BEGIN
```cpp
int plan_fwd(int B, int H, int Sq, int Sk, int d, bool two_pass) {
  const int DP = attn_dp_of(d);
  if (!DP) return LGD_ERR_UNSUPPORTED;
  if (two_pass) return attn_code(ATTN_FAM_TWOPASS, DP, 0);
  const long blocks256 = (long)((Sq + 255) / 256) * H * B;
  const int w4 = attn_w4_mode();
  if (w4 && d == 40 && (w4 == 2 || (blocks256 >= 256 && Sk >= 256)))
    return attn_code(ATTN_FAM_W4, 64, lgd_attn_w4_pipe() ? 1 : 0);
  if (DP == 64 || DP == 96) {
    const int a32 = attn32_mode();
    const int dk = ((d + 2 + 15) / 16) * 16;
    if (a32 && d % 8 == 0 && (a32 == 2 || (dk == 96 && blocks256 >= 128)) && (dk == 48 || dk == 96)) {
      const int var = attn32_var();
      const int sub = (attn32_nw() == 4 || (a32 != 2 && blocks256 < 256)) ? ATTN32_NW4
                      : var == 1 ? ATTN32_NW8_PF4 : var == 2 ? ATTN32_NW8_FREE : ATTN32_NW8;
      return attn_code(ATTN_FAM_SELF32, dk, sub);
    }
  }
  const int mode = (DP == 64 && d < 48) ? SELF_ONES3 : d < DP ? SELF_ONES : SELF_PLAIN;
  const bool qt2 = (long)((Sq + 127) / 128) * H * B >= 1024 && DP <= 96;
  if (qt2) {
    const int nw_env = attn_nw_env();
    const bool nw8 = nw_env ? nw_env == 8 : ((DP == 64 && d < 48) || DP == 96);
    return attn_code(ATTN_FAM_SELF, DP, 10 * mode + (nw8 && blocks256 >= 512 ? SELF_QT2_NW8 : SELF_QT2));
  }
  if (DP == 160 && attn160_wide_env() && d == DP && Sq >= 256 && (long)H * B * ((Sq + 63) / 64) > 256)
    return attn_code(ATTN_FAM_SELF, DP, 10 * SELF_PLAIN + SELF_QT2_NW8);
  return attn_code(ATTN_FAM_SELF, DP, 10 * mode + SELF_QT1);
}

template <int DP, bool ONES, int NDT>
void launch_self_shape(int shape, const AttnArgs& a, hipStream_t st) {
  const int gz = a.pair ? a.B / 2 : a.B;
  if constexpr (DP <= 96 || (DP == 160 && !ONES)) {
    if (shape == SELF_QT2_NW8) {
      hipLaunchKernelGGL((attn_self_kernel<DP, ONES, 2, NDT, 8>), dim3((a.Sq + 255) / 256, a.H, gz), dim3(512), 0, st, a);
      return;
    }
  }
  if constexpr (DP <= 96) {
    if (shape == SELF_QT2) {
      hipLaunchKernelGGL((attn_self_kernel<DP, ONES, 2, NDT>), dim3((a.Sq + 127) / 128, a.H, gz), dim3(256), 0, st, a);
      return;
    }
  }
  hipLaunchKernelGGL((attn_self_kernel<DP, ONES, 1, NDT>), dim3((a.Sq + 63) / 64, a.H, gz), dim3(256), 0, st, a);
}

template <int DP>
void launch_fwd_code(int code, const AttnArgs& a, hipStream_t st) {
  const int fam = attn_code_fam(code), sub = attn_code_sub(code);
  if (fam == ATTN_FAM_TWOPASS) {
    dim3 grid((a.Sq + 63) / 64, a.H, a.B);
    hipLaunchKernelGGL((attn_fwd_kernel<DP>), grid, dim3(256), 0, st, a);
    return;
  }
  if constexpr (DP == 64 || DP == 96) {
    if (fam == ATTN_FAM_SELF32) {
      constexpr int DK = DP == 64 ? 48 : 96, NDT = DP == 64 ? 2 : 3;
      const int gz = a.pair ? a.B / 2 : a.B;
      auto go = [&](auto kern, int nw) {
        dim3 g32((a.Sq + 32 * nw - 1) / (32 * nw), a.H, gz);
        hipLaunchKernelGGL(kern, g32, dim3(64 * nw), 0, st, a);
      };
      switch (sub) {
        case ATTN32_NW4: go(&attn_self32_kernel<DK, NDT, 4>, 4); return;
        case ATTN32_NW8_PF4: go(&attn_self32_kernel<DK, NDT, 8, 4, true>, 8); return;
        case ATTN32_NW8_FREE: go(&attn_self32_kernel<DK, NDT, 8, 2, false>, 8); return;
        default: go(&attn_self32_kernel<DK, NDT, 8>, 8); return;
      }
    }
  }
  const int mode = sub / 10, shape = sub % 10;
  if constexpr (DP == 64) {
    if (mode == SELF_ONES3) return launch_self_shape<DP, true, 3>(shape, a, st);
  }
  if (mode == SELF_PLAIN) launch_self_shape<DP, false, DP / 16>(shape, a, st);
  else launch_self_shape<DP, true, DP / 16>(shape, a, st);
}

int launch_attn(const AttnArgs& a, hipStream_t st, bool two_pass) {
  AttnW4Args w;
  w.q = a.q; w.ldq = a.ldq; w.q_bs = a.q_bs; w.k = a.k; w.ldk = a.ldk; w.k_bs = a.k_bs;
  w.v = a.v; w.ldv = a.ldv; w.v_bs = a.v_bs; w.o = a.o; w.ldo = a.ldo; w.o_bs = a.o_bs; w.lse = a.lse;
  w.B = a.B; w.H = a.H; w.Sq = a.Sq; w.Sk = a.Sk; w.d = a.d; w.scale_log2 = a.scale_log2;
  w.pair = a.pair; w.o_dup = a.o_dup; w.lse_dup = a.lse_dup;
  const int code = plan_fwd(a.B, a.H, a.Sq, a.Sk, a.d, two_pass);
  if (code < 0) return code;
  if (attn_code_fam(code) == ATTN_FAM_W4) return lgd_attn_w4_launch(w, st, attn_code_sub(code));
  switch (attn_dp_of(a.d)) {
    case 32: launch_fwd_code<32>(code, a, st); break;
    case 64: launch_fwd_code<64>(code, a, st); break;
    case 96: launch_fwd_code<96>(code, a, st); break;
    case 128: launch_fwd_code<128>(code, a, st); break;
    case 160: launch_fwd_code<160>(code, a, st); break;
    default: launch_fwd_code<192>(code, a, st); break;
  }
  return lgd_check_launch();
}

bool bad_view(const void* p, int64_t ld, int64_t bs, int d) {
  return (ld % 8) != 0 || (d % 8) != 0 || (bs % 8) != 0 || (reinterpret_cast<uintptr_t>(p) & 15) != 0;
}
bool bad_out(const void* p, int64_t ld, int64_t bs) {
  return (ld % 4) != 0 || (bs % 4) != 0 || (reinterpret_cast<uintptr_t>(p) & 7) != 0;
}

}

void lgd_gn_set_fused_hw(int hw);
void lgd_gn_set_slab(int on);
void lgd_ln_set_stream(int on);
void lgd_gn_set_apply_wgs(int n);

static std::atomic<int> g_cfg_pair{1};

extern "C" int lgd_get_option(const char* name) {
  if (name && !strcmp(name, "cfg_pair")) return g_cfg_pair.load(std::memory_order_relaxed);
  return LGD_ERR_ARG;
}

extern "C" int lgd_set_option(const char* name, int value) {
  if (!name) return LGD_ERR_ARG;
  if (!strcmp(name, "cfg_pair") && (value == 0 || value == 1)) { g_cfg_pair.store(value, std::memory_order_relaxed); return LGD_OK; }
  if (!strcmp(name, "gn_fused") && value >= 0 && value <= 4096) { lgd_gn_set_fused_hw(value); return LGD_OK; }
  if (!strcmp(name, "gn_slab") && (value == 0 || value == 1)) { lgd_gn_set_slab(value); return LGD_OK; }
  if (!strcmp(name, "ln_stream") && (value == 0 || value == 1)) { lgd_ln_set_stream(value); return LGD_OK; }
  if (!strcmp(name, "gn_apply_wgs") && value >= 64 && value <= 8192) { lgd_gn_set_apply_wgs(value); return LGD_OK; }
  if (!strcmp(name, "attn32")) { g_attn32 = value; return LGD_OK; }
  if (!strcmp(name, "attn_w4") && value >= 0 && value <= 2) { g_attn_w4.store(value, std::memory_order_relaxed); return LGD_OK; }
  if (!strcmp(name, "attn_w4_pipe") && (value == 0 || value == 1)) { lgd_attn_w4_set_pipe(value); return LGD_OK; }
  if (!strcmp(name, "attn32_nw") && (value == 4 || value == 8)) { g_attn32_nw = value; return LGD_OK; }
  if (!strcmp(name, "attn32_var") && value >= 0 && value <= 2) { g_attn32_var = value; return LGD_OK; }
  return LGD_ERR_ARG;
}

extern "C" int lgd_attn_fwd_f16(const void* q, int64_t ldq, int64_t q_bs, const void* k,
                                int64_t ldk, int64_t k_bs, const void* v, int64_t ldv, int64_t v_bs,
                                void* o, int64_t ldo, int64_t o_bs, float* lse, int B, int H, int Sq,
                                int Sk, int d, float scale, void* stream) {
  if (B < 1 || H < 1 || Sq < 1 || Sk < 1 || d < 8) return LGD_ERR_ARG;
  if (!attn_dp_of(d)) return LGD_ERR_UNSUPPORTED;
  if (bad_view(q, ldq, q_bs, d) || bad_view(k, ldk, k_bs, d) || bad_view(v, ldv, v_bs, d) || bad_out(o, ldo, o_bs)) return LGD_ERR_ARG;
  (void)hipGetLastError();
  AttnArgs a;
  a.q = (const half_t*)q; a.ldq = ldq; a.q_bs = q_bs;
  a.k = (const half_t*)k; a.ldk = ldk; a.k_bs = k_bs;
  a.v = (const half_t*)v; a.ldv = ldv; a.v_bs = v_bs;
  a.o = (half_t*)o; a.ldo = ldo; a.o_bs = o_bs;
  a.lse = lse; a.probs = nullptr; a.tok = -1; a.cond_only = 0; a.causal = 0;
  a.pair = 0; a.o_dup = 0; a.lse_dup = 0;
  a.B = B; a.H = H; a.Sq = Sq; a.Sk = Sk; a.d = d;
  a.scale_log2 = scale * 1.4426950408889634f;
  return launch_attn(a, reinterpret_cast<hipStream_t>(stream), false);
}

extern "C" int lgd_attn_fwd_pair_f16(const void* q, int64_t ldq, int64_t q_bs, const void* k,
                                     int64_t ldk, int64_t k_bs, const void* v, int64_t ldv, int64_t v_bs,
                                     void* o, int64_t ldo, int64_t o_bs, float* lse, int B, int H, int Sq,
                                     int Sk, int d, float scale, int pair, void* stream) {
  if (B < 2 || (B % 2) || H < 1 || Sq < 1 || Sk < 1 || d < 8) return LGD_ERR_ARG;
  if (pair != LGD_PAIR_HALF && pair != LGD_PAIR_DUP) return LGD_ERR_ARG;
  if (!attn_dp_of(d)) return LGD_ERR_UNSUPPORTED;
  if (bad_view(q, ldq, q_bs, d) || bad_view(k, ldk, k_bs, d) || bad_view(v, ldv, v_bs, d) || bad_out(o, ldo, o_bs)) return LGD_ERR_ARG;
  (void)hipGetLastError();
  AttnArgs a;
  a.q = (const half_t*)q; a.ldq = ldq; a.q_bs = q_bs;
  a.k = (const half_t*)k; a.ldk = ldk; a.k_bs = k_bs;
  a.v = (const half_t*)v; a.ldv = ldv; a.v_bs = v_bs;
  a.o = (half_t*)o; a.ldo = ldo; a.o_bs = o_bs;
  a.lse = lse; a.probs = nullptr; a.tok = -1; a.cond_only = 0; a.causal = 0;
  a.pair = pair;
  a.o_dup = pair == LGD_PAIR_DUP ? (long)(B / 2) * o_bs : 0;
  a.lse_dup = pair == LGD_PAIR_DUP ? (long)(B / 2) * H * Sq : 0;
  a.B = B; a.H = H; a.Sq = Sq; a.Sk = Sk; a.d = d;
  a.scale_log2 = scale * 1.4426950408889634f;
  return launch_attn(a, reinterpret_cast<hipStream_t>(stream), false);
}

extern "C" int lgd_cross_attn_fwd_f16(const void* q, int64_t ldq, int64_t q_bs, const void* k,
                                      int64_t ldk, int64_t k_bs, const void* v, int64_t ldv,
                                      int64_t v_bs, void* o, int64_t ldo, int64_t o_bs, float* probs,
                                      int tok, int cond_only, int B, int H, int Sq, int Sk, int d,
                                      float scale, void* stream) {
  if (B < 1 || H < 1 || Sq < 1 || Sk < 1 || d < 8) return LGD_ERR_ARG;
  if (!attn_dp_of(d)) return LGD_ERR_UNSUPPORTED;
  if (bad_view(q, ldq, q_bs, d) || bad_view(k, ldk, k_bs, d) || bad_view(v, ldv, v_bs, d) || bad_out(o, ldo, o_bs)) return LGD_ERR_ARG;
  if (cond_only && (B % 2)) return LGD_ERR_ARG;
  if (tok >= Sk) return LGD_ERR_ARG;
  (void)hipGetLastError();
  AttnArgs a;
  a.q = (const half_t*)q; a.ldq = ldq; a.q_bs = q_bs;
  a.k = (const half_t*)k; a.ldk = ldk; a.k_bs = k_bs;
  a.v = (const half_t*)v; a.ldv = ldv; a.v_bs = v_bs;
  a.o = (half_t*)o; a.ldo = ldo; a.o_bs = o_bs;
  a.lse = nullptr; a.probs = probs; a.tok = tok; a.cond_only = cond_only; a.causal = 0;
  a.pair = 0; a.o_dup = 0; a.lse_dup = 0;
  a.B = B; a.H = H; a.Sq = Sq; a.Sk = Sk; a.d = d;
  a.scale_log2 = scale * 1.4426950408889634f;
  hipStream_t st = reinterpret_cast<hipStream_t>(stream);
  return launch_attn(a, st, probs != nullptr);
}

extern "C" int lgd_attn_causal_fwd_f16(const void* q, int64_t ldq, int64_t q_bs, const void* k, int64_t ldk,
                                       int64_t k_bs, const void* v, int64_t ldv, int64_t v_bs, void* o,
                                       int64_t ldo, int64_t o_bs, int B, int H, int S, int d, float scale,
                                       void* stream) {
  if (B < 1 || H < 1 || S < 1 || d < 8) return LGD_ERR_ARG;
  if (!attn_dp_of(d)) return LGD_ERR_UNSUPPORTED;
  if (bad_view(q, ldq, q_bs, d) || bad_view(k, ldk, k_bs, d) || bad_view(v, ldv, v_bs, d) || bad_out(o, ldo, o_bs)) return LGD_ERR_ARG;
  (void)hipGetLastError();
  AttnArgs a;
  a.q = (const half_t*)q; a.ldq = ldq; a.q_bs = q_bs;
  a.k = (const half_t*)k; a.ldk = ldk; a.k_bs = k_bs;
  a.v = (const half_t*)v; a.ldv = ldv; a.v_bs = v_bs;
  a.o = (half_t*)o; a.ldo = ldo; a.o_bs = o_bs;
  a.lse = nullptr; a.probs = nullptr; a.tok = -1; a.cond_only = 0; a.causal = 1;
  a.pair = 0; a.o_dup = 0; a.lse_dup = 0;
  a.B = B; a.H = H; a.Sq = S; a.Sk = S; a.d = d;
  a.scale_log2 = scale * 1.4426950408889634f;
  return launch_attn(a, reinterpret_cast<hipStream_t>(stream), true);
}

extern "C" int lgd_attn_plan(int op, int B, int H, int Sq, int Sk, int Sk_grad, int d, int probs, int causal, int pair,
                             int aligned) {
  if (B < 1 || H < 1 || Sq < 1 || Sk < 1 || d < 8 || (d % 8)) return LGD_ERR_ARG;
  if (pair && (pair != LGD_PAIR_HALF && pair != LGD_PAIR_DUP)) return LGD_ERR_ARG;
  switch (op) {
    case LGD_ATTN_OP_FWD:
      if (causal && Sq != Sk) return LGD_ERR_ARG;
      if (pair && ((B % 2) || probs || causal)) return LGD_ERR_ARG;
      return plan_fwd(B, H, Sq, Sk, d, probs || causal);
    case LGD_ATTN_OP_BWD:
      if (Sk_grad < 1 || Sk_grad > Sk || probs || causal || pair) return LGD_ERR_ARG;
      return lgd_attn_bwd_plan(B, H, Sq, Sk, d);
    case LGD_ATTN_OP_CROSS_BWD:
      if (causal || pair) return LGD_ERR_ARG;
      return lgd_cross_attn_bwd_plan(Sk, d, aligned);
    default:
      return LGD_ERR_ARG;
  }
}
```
END
* What is being asked:
Return every line of the preceding records in which the word "hipLaunchKernelGGL" appears.

* Answer section:
      hipLaunchKernelGGL((attn_self_kernel<DP, ONES, 2, NDT, 8>), dim3((a.Sq + 255) / 256, a.H, gz), dim3(512), 0, st, a);
      hipLaunchKernelGGL((attn_self_kernel<DP, ONES, 2, NDT>), dim3((a.Sq + 127) / 128, a.H, gz), dim3(256), 0, st, a);
  hipLaunchKernelGGL((attn_self_kernel<DP, ONES, 1, NDT>), dim3((a.Sq + 63) / 64, a.H, gz), dim3(256), 0, st, a);
    hipLaunchKernelGGL((attn_fwd_kernel<DP>), grid, dim3(256), 0, st, a);
        hipLaunchKernelGGL(kern, g32, dim3(64 * nw), 0, st, a);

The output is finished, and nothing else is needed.